Archives for posts with tag: feminism

Pisa

I think all this ‘leaning in’ and ‘leaning out’ these days could explain why my knees appear to be giving way. It’s like some kind of life-choice hokey cokey where career aspirations fly about instead of limbs.

My mother has lead a busy life, mostly dedicated to unpaid or barely paid public service, with some years of full employment and a period of self-employment thrown in. Her attitude to women and leadership is generally ‘Well, women have more sense than to want to do that’, which I’ve long held with. But I’m aware I may be doing women a bit of a disservice thinking that way.

I do start to feel a bit guilty when I hear about how girls need more role models who are going for the top. Is the reason I’m not interested because I’ve been conditioned not to be? Or is it, as I tell myself, my pragmatic tendency? Or my plain lack of ability to do anything high earning, high flying and people-leading?

Ultimately, I do think where my daughter chooses to go in terms of career heights is still ruled by societal expectations (yeah, go let yourself off the hook); that whatever I do there are forces mostly out of my control that have a say in this.

So what can I do to encourage her to reach for more when I’m not willing or able to go for that multinational CEO role myself? I don’t want her turning round to me and saying ‘Well if you think it’s so important for there to be female leaders, what are you doing being a lowly editor?’ Though I’d have hopes of at least being a less lowly editor by the time she’s capable of asking me that.

It’s an honest question and I’d love to hear any suggested answers.

She’s only five now, so currently any gender expectation are in something of a state of flux. One day she’ll be telling me she wants to be an engineer and ‘fix the green aeroplane’ (it’s at the RAF Museum in Hendon), the next she’ll be telling me she can’t go into space because she’s a girl, and then she’ll be reminding me that there’s no such thing as girls’ and boys’ toys, but I’m not yet convinced that she really believes it.

The problem at this age is that children are rule-based. They don’t really understand choice and agency, but they do understand rules. Hence doing something not girly when you’re a girl isn’t ‘weird’ or ‘atypical’ as it might be seen later. It’s breaking the rules. Those rules that tell you how to be a girl or a boy. I only recently realised this and remembered how kids at school used to say to me ‘Ummmm!’ (because for some reason all kids made the noise ‘ummm!’ when another child had transgressed – do they still do that?) anyway, it was ‘Ummmm! That’s a boys’ toy!’, although unlike other transgressions, as far as I know no one ever told on me or threatened to do so.

I have to say, it never bothered me and I was quite pleased to put them right on the matter of what things were for girls or boys – or rather, weren’t. It’s just as well, as it happened a lot.

In this way, my childhood was possibly the height of what little active involvement I might claim in feminism. I’ve gone on to have a modest but happy career, I did, I suppose, negotiate returning to work at three days a week when returning after my daughter was born (I say negotiate, but basically I asked and they said ‘yes’ in which I’m aware I’m fortunate), which I felt was striking some sort of blow for the sisterhood, as the more people ask and do it, the more normal it becomes.

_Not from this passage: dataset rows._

template <int KRES>
__global__ __launch_bounds__(512) void ipa_module_persistent_kernel(const ModuleArgs a) {
  extern __shared__ __attribute__((aligned(16))) float lds[];
  constexpr int K = KRES, NTILE = K / TI, DT = K / 128;
  static_assert(KRES == 128 || KRES == 256, "patch-resident module: K = 128 or 256");
  const int M = a.B * K;
  if (a.stagger_ticks > 0 && a.stagger_classes > 1) {
    const unsigned long long t0 = __builtin_amdgcn_s_memrealtime();
    const unsigned long long wait = static_cast<unsigned long long>((blockIdx.x >> 3) % a.stagger_classes) * a.stagger_ticks;
    while (__builtin_amdgcn_s_memrealtime() - t0 < wait) __builtin_amdgcn_s_sleep(32);
  }
  unsigned long long* pstamps = a.stamps ? a.stamps + static_cast<size_t>(a.B) * a.NL * NTILE * 64 : nullptr;
  auto pstamp = [&](int b, int l, int k) {
// ... 39 lines not shown
                                                             reinterpret_cast<const float*>(lp + a.wis_off), a.R, a.t, a.proj, M, 0, 0, 0,
                                                             lds + kXImageOffset);
        } else {
          pjh3::proj_frames_h3_tile<true, false>(reinterpret_cast<_Float16*>(lds), tid, b * DT + dt, 0, 1, xin,
                                                 reinterpret_cast<const _Float16*>(lp + a.pj_off), reinterpret_cast<const float*>(lp + a.wis_off),
                                                 a.R, a.t, a.proj, M);
        }
        if (dt + 1 < DT) {
          asm volatile("s_waitcnt vmcnt(0)" ::: "memory");
          __syncthreads();
        }
      }
      asm volatile("s_waitcnt vmcnt(0)" ::: "memory");
      __syncthreads();
      pstamp(b, l, 1);
      const unsigned char* needed = l + 1 == a.NL ? a.last_layer_tiles : nullptr;
#pragma unroll 1
      for (int tile = 0; tile < NTILE; ++tile) {
        if (needed != nullptr && !module_tile_needed(needed, b * NTILE + tile)) continue;
        ipa_attn_tile<8, (KRES > 128), true>(lds, b, tile, static_cast<unsigned>((b * a.NL + l) * NTILE + tile), a.proj, a.pair, a.R, a.t, small,
                                             small + 512, a.feat, K / 128, a.stamps, a.esc, nullptr, nullptr, a.ctx_of_row);
        asm volatile("s_waitcnt vmcnt(0)" ::: "memory");
        __syncthreads();
      }
      pstamp(b, l, 2);
#pragma unroll 1
      for (int dt = 0; dt < DT; ++dt) {
        int tid = threadIdx.x;
        asm volatile("" : "+v"(tid));
        if (KRES == 128)
          h3tile::rowgemm128_h3_tile<false, 128, false, true>(reinterpret_cast<_Float16*>(lds), tid, b, a.feat, AF,
                                                              reinterpret_cast<const _Float16*>(lp + a.out_off),
                                                              reinterpret_cast<const float*>(lp + a.wis_off) + ANP, small + 576, nullptr, 0,
                                                              l + 1 == a.NL ? xout : nullptr, 128, M, AF, 0, nullptr, lds + kXImageOffset);
        else
// ... 2 lines not shown
                                                 reinterpret_cast<const float*>(lp + a.wis_off) + ANP, small + 576, nullptr, 0, xout, 128, M, AF);
        if (dt + 1 < DT) {
          asm volatile("s_waitcnt vmcnt(0)" ::: "memory");
          __syncthreads();
        }
      }
      asm volatile("s_waitcnt vmcnt(0)" ::: "memory");
      __syncthreads();
      pstamp(b, l, 3);
    }
    if (a.emb_X != nullptr) {
      const float* xfin = (a.NL & 1) ? a.xb : a.xa;
#pragma unroll 1
      for (int hdt = 0; hdt < 3 * DT; ++hdt) {
        const int hd = hdt / DT, dt = hdt % DT;
        int tid = threadIdx.x;
        asm volatile("" : "+v"(tid));
#define HSEL(f) (hd == 0 ? a.heads.c[0].f : hd == 1 ? a.heads.c[1].f : a.heads.c[2].f)
        chaintile::mlp_chain_tile(reinterpret_cast<__bf16*>(lds), tid, b * DT + dt, xfin, 128, HSEL(planes[0]), HSEL(planes[1]), HSEL(planes[2]),
                                  HSEL(bias[0]), HSEL(bias[1]), HSEL(bias[2]), HSEL(bias_idx0), HSEL(bias_div0), 3, HSEL(n_out),
                                  hd == 0 ? a.heads.Y[0] : hd == 1 ? a.heads.Y[1] : a.heads.Y[2],
                                  hd == 0 ? a.heads.ldy[0] : hd == 1 ? a.heads.ldy[1] : a.heads.ldy[2], M);
#undef HSEL
        asm volatile("s_waitcnt vmcnt(0)" ::: "memory");
        __syncthreads();
      }
    }
  }
}
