-int launch_f16_split_cols(const float* B, long long ldb, int rows, int cols, float* cmax, uint16_t* planes,
-                          long long pitch, int plane_rows, float* zero_buf, int zero_n, cudaStream_t st) {
-  launch_pdl(col_absmax_kernel, dim3((cols + 1023) / 1024, (rows + 15) / 16), dim3(256), 0, st, 1, B, (long long)ldb, rows, cols,
-             reinterpret_cast<unsigned int*>(cmax));
-  const int gx = (int)((pitch + 2047) / 2048);
-  int gy = (t_ctx->sms * 8 + gx - 1) / gx;
-  if (gy > (plane_rows + 1) / 2) gy = (plane_rows + 1) / 2;
-  if (gy < 1) gy = 1;
-  if (zero_buf && zero_n > gx * 2048) {
-    cudaMemsetAsync(zero_buf, 0, (size_t)zero_n * 4, st);
-    zero_buf = nullptr;
-  }
-  launch_pdl(split_f16_cols_kernel, dim3(gx, gy), dim3(256), 0, st, 1, B, (long long)ldb, rows, cols, (const float*)cmax, planes, pitch, plane_rows, zero_buf, zero_n);
-  g_launches += 2;
   return last_launch_status();
 }
 
@@ -510,28 +499,6 @@
   return launch_tc<KIND_FP16, 128, 6, float, ProdX2, 64>(m, n, k, a.planes, a.pitch, NP * a.plane_rows, a.plane_rows,
                                                          b.planes, b.pitch, NP * b.plane_rows, b.plane_rows, C, ldc, st,
                                                          "tc_f16x2_128x128", g_split_chunk_k[2], a.maxv, b.maxv, acc);
-}
-
-int cmax_reserve(int n, float** cur, float** other, int* other_dirty) {
-  DevCtx* c = t_ctx;
-  if (c->cmax_cap < (size_t)n) {
-    size_t cap = c->cmax_cap ? 2 * c->cmax_cap : 16384;
-    if (cap < (size_t)n) cap = (size_t)n;
-    if (c->cmax_buf) { cudaDeviceSynchronize(); cudaFree(c->cmax_buf); }
-    c->cmax_buf = nullptr; c->cmax_cap = 0;
-    cudaError_t e = cudaMalloc(&c->cmax_buf, 2 * cap * sizeof(float));
-    if (e == cudaSuccess) e = cudaMemset(c->cmax_buf, 0, 2 * cap * sizeof(float));
-    if (e != cudaSuccess) { cudaGetLastError(); return (int)e; }
-    c->cmax_cap = cap;
-    c->cmax_dirty[0] = c->cmax_dirty[1] = 0;
-  }
-  const unsigned slot = c->cmax_slot++ & 1u;
-  *cur = c->cmax_buf + slot * c->cmax_cap;
-  *other = c->cmax_buf + (slot ^ 1u) * c->cmax_cap;
-  *other_dirty = c->cmax_dirty[slot ^ 1u];
-  c->cmax_dirty[slot ^ 1u] = 0;
-  c->cmax_dirty[slot] = n;
-  return 0;
 }
 
 int gemm_f32_split_f16(int m, int n, int k, const float* A, int lda, const float* B, int ldb, float* C, int ldc,
@@ -542,47 +509,19 @@
   const size_t a_bytes = prepA ? 0 : (size_t)NP * m * pka * 2, b_bytes = prepB ? 0 : (size_t)NP * kp * pnb * 2;
   const size_t a_off = (a_bytes + 1023) & ~(size_t)1023;
   const size_t r_off = (a_off + b_bytes + 1023) & ~(size_t)1023;
-  const size_t total = r_off + (prepA ? 0 : (size_t)m * 4);
-  F16Operand oa, ob;
+  const size_t c_off = r_off + (prepA ? 0 : (size_t)m * 4);
+  const size_t total = c_off + (prepB ? 0 : (size_t)n * 4);
   if (prepA && prepB) return gemm_f16x2_core(m, n, k, *prepA, *prepB, C, ldc, acc, st);
   std::lock_guard<std::mutex> wlk(t_ctx->ws_mu);
   if (int rc = split_ws_reserve(total)) return rc;
   ws_acquire(st);
   struct Release { cudaStream_t s; ~Release() { ws_release(s); } } rel{st};
   uint8_t* base = reinterpret_cast<uint8_t*>(t_ctx->ws.p);
-  DevCtx* c = t_ctx;
-  const bool fork = !prepA && !prepB && g_prepass_fork && (double)m * k + (double)k * n >= 4.0e6;
-  cudaStream_t sb = st;
-  if (fork) {
-    if (!c->aux) {
-      if (cudaStreamCreateWithFlags(&c->aux, cudaStreamNonBlocking) != cudaSuccess ||
-          cudaEventCreateWithFlags(&c->aux_fork, cudaEventDisableTiming) != cudaSuccess ||
-          cudaEventCreateWithFlags(&c->aux_join, cudaEventDisableTiming) != cudaSuccess) { cudaGetLastError(); return B200_ERR_NO_DEVICE; }
-    }
-    cudaEventRecord(c->aux_fork, st);
-    cudaStreamWaitEvent(c->aux, c->aux_fork, 0);
-    sb = c->aux;
-  }
-  if (prepB) ob = *prepB;
-  else {
-    uint16_t* pB = reinterpret_cast<uint16_t*>(base + a_off);
-    float *cmax, *other;
-    int other_dirty;
-    if (int rc = cmax_reserve(n, &cmax, &other, &other_dirty)) return rc;
-    if (int rc = launch_f16_split_cols(B, ldb, k, n, cmax, pB, pnb, kp, other, other_dirty, sb)) return rc;
-    ob = F16Operand{pB, pnb, kp, cmax};
-  }
-  if (prepA) oa = *prepA;
-  else {
-    uint16_t* pA = reinterpret_cast<uint16_t*>(base);
-    float* rmax = reinterpret_cast<float*>(base + r_off);
-    if (int rc = launch_f16_split_rows(A, lda, m, k, rmax, pA, pka, m, st)) return rc;
-    oa = F16Operand{pA, pka, m, rmax};
-  }
-  if (fork) {
-    cudaEventRecord(c->aux_join, c->aux);
-    cudaStreamWaitEvent(st, c->aux_join, 0);
-  }
+  const F16SplitSide sa{A, lda, m, k, reinterpret_cast<uint16_t*>(base), pka, m, reinterpret_cast<float*>(base + r_off)};
+  const F16SplitSide sb{B, ldb, k, n, reinterpret_cast<uint16_t*>(base + a_off), pnb, kp, reinterpret_cast<float*>(base + c_off)};
+  if (int rc = launch_f16_prepass(prepA ? nullptr : &sa, prepB ? nullptr : &sb, st)) return rc;
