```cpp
int sola_forward_train_impl(SolaCtx* c, const float* obj, const float* lang, int B, int N, int T, int L, float* score_map,
                            float* score_tokens, void* workspace, size_t ws_bytes, hipStream_t s, const RagShape* rs) {
    SOLA_ARG(c && obj && lang && score_map && score_tokens && workspace, "forward: null argument");
    if (rs) SOLA_ARG(rs->identity, "forward: a ragged training batch has one sample per video (sample_video[i] == i)");
    else SOLA_ARG(B > 0 && N > 0 && T > 0 && L >= 1, "forward: bad sizes B=%d N=%d T=%d L=%d", B, N, T, L);
    Plan p = rs ? make_plan_ragged(c, *rs, true) : make_plan(c, B, N, T, L, true);
    SOLA_TRY(sola_check_forward_args(c, "forward", p.total, workspace, ws_bytes));
    char* base = static_cast<char*>(workspace);
    auto buf = [&](const std::string& name) { return reinterpret_cast<float*>(base + p.bufs.at(name).off); };
    float* const splitk_ws = p.bufs.count("splitk") ? buf("splitk") : nullptr;
    const size_t splitk_bytes = splitk_ws ? (size_t)p.bufs.at("splitk").rows * p.bufs.at("splitk").cols * sizeof(float) : 0;
    auto W = [&](const std::string& name) { return ctx_weight(c, name); };
    const int D = c->cfg.lang_token_dim, H = c->cfg.num_heads, DH = D / H;
    const int Tp = p.Tp, M = p.M, Wn = p.W;
    if (rs) { B = rs->S; N = rs->maxN; T = rs->maxT[0]; }
    const int R = rs ? rs->NT : B * N;
    RagTables rt;
    if (rs) SOLA_TRY(rag_build_tables(c, *rs, base + p.bufs.at("tables").off, true, &rt, s));
    auto level_rows = [&](int lvl) -> long long { return rs ? rs->rows[lvl] : (long long)R * (lvl == 0 ? T : p.Tl[lvl - 1]); };
    const long long text_rows = rs ? rs->LW : (long long)B * Wn;
    const bool pure = c->precision >= 2;
    const int bf = c->precision == 3 ? 1 : 0;
    const bool split = c->precision >= 1 && D % (pure ? 64 : 32) == 0 && c->cfg.object_token_dim % (pure ? 64 : 32) == 0 && p.M >= g_train_split_min_rows;
    const int lowp_arith = pure ? 2 : 1;
    auto cast_auto = [&](const float* in, int ld, float* out, long long rows, int K, float* scal) -> int {
        return pure ? launch_cast_f16(in, ld, out, K, rows, K, 0.f, scal, s, 13, nullptr, bf) : launch_cast_sp16_auto(in, ld, out, K, rows, K, scal, s);
    };
    auto cast_fixed = [&](const float* in, int ld, float* out, long long rows, int K, float scale, void* side16 = nullptr) -> int {
        return pure ? launch_cast_f16(in, ld, out, K, rows, K, scale, nullptr, s, 13, nullptr, bf) : launch_cast_sp16(in, ld, out, K, rows, K, scale, s, side16);
    };

    SOLA_TRY(sola_refresh_conv_weights(c, split ? (pure ? 2 + bf : 1) : 0, true, s));
    auto lin_idx = [&](const std::string& attn, int proj) -> int {
        const int l = attn[attn.find('.') + 1] - '0';
        int a3 = 0;
        for (int a = 0; a < 3; ++a)
            if (attn.size() >= strlen(kAttnLong[a]) && attn.compare(attn.size() - strlen(kAttnLong[a]), std::string::npos, kAttnLong[a]) == 0) a3 = a;
        return (l * 3 + a3) * 4 + proj;
    };
    auto lin16 = [&](const std::string& attn, int proj) -> const float* {
        return pure ? reinterpret_cast<const float*>(reinterpret_cast<const _Float16*>(c->lin16_buf) + (size_t)lin_idx(attn, proj) * D * D)
                    : c->lin16_buf + (size_t)lin_idx(attn, proj) * D * D;
    };
    auto lin_inv = [&](const std::string& attn, int proj) -> const float* { return c->scal_buf + 2 * (2 + lin_idx(attn, proj)) + 1; };
    if (split) SOLA_TRY(sola_refresh_lin16(c, s));
    float* const sp_a = split ? buf("sp_a") : nullptr;
    float* const sp_b = split ? buf("sp_b") : nullptr;
    const bool keep16 = split && pure && g_train_x16_keep != 0;
    const bool side16_on = split && !pure && g_train_x16_keep != 0 && g_train_dw_f16 != 0;
    c->x16.clear();
    c->x16_used = 0;
    c->x16_need = 0;
    auto side16 = [&](const float* src, long long rows, int cols) -> void* {
        if (!side16_on) return nullptr;
        void* q = c->x16_alloc((size_t)rows * cols * 2);
        if (q) c->x16.push_back(SolaCtx::X16Entry{src, q, cols, 1});
        return q;
    };
    auto slot16 = [&](int which, const float* src, long long rows, int cols) -> float* {
        if (keep16)
            if (void* q = c->x16_alloc((size_t)rows * cols * 2)) {
                c->x16.push_back(SolaCtx::X16Entry{src, q, cols, 1 + bf});
                return static_cast<float*>(q);
            }
        return which ? sp_b : sp_a;
    };

    const int gn_fmt = (split && pure && g_train_gn_cast) ? 2 + bf : 0;
    const float* pc_src[2] = {nullptr, nullptr};
    float* pc_dst[2] = {nullptr, nullptr};
    const float* x = obj;
    int t_in = T;
    for (int i = 0; i < 6; ++i) {
        const ConvGeom& g = c->conv[i];
        const std::string cp = "short_motion_encoder." + std::to_string(kConvIdx[i]);
        GemmDesc gd{};
        gd.nprob = 1;
        gd.p[0] = GemmProblem{x, c->ws_buf + c->ws_off[i], W(cp + ".bias"), nullptr, buf("conv" + std::to_string(i))};
        gd.M = (int)level_rows(i + 1); gd.N = g.cout; gd.K = g.k * g.cin;
        gd.lda = g.cin; gd.ldr = 0; gd.ldc = g.cout;
        gd.conv = g.k > 1 ? 1 : 0;
// ... 112 lines not shown
    void* ac_side = nullptr;
    bool ac_done = false;
    int o16_site = -1;
    c->attn_o16.assign((size_t)c->cfg.n_layers * 3, 0);
    auto attention = [&](AttnDesc& ad) -> int {
        ac_src = nullptr; ac_done = false;
        if (split && (pure ? g_train_attn_cast != 0 : g_train_attn_cast == 2) && ad.ldo == D) {
            ac_src = ad.o;
            ac_dst = slot16(0, ad.o, M, D);
            ac_side = side16(ad.o, M, D);
            ad.o_cast = ac_dst; ad.o_side = ac_side; ad.o_cast_fmt = pure ? 2 + bf : 1; ad.o_cast_done = &ac_done;
            if (o16_site >= 0 && ad.in_bf16 && g_train_bf16_store >= 3 && ac_dst != sp_a && ac_dst != sp_b && ad.o_cast_fmt == 3 &&
                attention_bf16_mfma_supported(ad) && attention_bwd_dout_bf16_enabled()) {
                ad.o = nullptr;
                c->attn_o16[(size_t)o16_site] = 1;
            }
        }
        o16_site = -1;
        return launch_attention(ad, s);
    };
    auto out_proj = [&](const std::string& attn, const float* ao, const float* resid, float* res, const void* r16 = nullptr) -> int {
        GemmDesc gd{};
        gd.nprob = 1;
        gd.p[0] = GemmProblem{ao, W(attn + ".out_proj.weight"), W(attn + ".out_proj.bias"), resid, res};
        gd.M = M; gd.N = D; gd.K = D; gd.lda = D; gd.ldr = D; gd.ldc = D;
        gd.splitk_ws = splitk_ws; gd.splitk_bytes = splitk_bytes;
        if (split && r16) { gd.p[0].R = static_cast<const float*>(r16); gd.r_f16 = 1; gd.c_f16 = 1; }
        if (split) {
            float* dst;
            if (ac_src == ao) {
                dst = ac_dst;
                if (!ac_done) SOLA_TRY(cast_fixed(ao, D, dst, M, D, 1.f, ac_side));
            } else {
                dst = slot16(0, ao, M, D);
                SOLA_TRY(cast_fixed(ao, D, dst, M, D, 1.f, side16(ao, M, D)));
            }
            ac_src = nullptr;
            gd.p[0].A = dst; gd.p[0].W = lin16(attn, 3); gd.p[0].scale_dev = lin_inv(attn, 3);
            gd.arith = lowp_arith; gd.out_scale = 1.f; gd.bf16 = bf;
        }
        return launch_gemm(gd, s);
    };
    int gn_layer = 0;
    auto gn = [&](const std::string& lp, int idx, const float* res, float* y, float* y2, int n_inst, int inner,
                  long long outer, long long inner_stride, long long tok_stride, int ntok, const int4* units = nullptr,
                  const float* next_src0 = nullptr, const float* next_src1 = nullptr, bool res_bf16 = false) -> int {
        GroupNormDesc nd{};
        nd.in_f16 = res_bf16 ? 2 : 0;
        if (gn_fmt) {
            const float* nxt[2] = {next_src0, next_src1};
            const long long y_rows = std::max<long long>(M, text_rows);
            for (int e = 0; e < 2; ++e) {
                if (!nxt[e]) continue;
                if (nxt[e] == y) { float* dst = slot16(e, y, y_rows, D); nd.y_cast = dst; pc_src[e] = y; pc_dst[e] = dst; }
                else if (nxt[e] == y2) { float* dst = slot16(e, y2, y_rows, D); nd.y2_cast = dst; pc_src[e] = y2; pc_dst[e] = dst; }
            }
            nd.cast_fmt = gn_fmt;
        }
            nd.slice_ws = buf("gn_slots"); nd.slice_ws_bytes = (size_t)p.bufs.at("gn_slots").rows * p.bufs.at("gn_slots").cols * sizeof(float);
        nd.x = res; nd.y = y; nd.y2 = y2; nd.pe = y2 ? buf("pe") : nullptr;
        nd.gamma = W(lp + "norm." + std::to_string(idx) + ".weight");
        nd.beta = W(lp + "norm." + std::to_string(idx) + ".bias");
        nd.n_inst = n_inst; nd.inner = inner; nd.outer_stride = outer; nd.inner_stride = inner_stride;
        nd.tok_stride = tok_stride; nd.ntok = ntok; nd.C = D; nd.groups = c->cfg.n_groups_module;
        nd.eps = 1e-5f; nd.slope = 0.f; nd.leaky = 0;
        nd.units = units;
        if (idx == 2 && g_train_gn_stats) {
            const int l = gn_layer;
            int wrote = 0;
            nd.stats_out = buf("l" + std::to_string(l) + "_gn2st");
            nd.stats_written = &wrote;
            SOLA_TRY(launch_group_norm(nd, s));
            if ((size_t)l < c->gn2_stats.size()) c->gn2_stats[l] = (char)wrote;
            return SOLA_OK;
        }
        return launch_group_norm(nd, s);
    };
    c->gn2_stats.assign((size_t)c->cfg.n_layers, 0);
    c->res16.assign((size_t)c->cfg.n_layers * 3, 0);
    auto resid16 = [&](const float* resid) -> const void* {
        if (!(split && pure && bf && g_train_bf16_store >= 2 && keep16 && D % 8 == 0)) return nullptr;
        return c->x16_find(resid, D, 1 + bf);
    };
    const float* xin = buf("conv5");
    for (int l = 0; l < c->cfg.n_layers; ++l) {
        const std::string lp = "object_lang_align_layers." + std::to_string(l) + ".";
        gn_layer = l;
        const std::string ls = "l" + std::to_string(l);
        auto ab = [&](int a, const char* what) { return buf(abuf(true, l, kAttnShort[a], what)); };
        float* x_obj = buf(ls + "_obj");
        float* x_pe = buf(ls + "_xpe");
        float* x_mot = buf(ls + "_motion");
        float* x_o2l = buf(ls + "_o2l");
        {
            AttnDesc ad{ab(0, "q"), ab(0, "k"), ab(0, "v"), ab(0, "attn"), D, D, D, D, B * Tp, H, DH, N, N, Tp,
                        (long long)N * Tp, 1, Tp, (long long)N * Tp, 1, Tp, scale, ab(0, "lse")};
            if (rs) { ad.G = rt.sumTpS; ad.inner = 1; ad.q_units = rt.u_st; }
            ad.drop = c->attn_drop(l, 0);
            const bool s16 = site16(ad, false);
            SOLA_TRY(linear3(xin, xin, xin, lp + "obj_attn", 3, M, ab(0, "q"), ab(0, "k"), ab(0, "v"), 0, nullptr, s16));
            ad.in_bf16 = s16 ? 1 : 0;
            c->qkv16[(size_t)l * 3 + 0] = s16;
            o16_site = l * 3 + 0;
            SOLA_TRY(attention(ad));
        }
        const void* r16_0 = resid16(xin);
        c->res16[(size_t)l * 3 + 0] = r16_0 != nullptr;
        SOLA_TRY(out_proj(lp + "obj_attn", ab(0, "attn"), xin, ab(0, "res"), r16_0));
        if (rs) SOLA_TRY(gn(lp, 0, ab(0, "res"), x_obj, x_pe, rt.sumTpS, 1, 0, 0, 1, N, rt.u_st, x_pe, x_obj, r16_0 != nullptr));
        else SOLA_TRY(gn(lp, 0, ab(0, "res"), x_obj, x_pe, B * Tp, Tp, (long long)N * Tp, 1, Tp, N, nullptr, x_pe, x_obj, r16_0 != nullptr));
        {
            AttnDesc ad{ab(1, "q"), ab(1, "k"), ab(1, "v"), ab(1, "attn"), D, D, D, D, B * N, H, DH, Tp, Tp, 1,
                        (long long)Tp, 0, 1, (long long)Tp, 0, 1, scale, ab(1, "lse")};
            if (rs) { ad.G = rt.sumNS; ad.q_units = rt.u_strk; }
            ad.drop = c->attn_drop(l, 1);
            const bool s16 = site16(ad, false);
            SOLA_TRY(linear3(x_pe, x_pe, x_obj, lp + "motion_attn", 3, M, ab(1, "q"), ab(1, "k"), ab(1, "v"), 0, nullptr, s16));
            ad.in_bf16 = s16 ? 1 : 0;
            c->qkv16[(size_t)l * 3 + 1] = s16;
            o16_site = l * 3 + 1;
            SOLA_TRY(attention(ad));
        }
        const void* r16_1 = resid16(x_obj);
        c->res16[(size_t)l * 3 + 1] = r16_1 != nullptr;
        SOLA_TRY(out_proj(lp + "motion_attn", ab(1, "attn"), x_obj, ab(1, "res"), r16_1));
        if (rs) SOLA_TRY(gn(lp, 1, ab(1, "res"), x_mot, nullptr, rt.sumNS, 1, 0, 0, 1, Tp, rt.u_strk, x_mot, nullptr, r16_1 != nullptr));
        else SOLA_TRY(gn(lp, 1, ab(1, "res"), x_mot, nullptr, B * N, 1, Tp, 0, 1, Tp, nullptr, x_mot, nullptr, r16_1 != nullptr));
        {
            AttnDesc ad{ab(2, "q"), ab(2, "lk"), ab(2, "lv"), ab(2, "attn"), D, D, D, D, B, H, DH, N * Tp, Wn, 1,
                        (long long)N * Tp, 0, 1, (long long)Wn, 0, 1, scale, ab(2, "lse")};
            if (rs) { ad.Sq = rt.maxRowsSample; ad.q_units = rt.u_smp; ad.k_units = rt.u_langk; }
            ad.drop = c->attn_drop(l, 2);
            const bool s16 = site16(ad, true);
            SOLA_TRY(linear3(x_mot, nullptr, nullptr, lp + "object2lang_attn", 1, M, ab(2, "q"), nullptr, nullptr, 0, nullptr, s16));
            SOLA_TRY(linear3(buf("lang"), buf("lang"), nullptr, lp + "object2lang_attn", 2, (int)text_rows, ab(2, "lk"), ab(2, "lv"), nullptr, 1,
                             split ? c->scal_pair(1) : nullptr, s16));
            ad.in_bf16 = s16 ? 1 : 0;
            c->qkv16[(size_t)l * 3 + 2] = s16;
            o16_site = l * 3 + 2;
            SOLA_TRY(attention(ad));
        }
        const void* r16_2 = resid16(x_mot);
        c->res16[(size_t)l * 3 + 2] = r16_2 != nullptr;
        SOLA_TRY(out_proj(lp + "object2lang_attn", ab(2, "attn"), x_mot, ab(2, "res"), r16_2));
        const float* nxt_in = l + 1 < c->cfg.n_layers ? x_o2l : nullptr;
        if (rs) SOLA_TRY(gn(lp, 2, ab(2, "res"), x_o2l, nullptr, B, 1, 0, 0, 1, rt.maxRowsSample, rt.u_smp, nxt_in, nullptr, r16_2 != nullptr));
        else SOLA_TRY(gn(lp, 2, ab(2, "res"), x_o2l, nullptr, B, 1, (long long)N * Tp, 0, 1, N * Tp, nullptr, nxt_in, nullptr, r16_2 != nullptr));
        xin = x_o2l;
    }

    HeadDesc hd{xin, buf("lbar"), score_map, score_tokens, B, N, Tp, D};
    if (rs) { hd.B = 1; hd.N = rt.sumNS; hd.units = rt.u_strk; }
    SOLA_TRY(launch_score_head(hd, s));
    c->last = p;
    c->last_rag = rt;
    c->last_ws = workspace;
    c->last_obj = obj;
    return SOLA_OK;
}
```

Personally, I made a conscious decision to step back from the plate a bit while I have young kids, and just have a career I could manage with family, rather than a stellar one with aspirations to the c-suite by 30 or anything like that. But in the next at-least-30-at-this-rate years of my career where does that leave me? Do I follow the apparent female ‘rule’ of ‘Not Being The Boss’? Do I have to be promoted to the level of my incompetence or else let the side down? Oh, hokey cokey, indeed.

ImageThose men, eh? Always trying to upstage one another with sexier outfits. Always getting into catfights, and, my God! The jealousy, they just can’t be happy for one another. They may be sweetness and light on the surface, but really they’re at each other’s throats – don’t let that ‘brotherhood’ act fool you.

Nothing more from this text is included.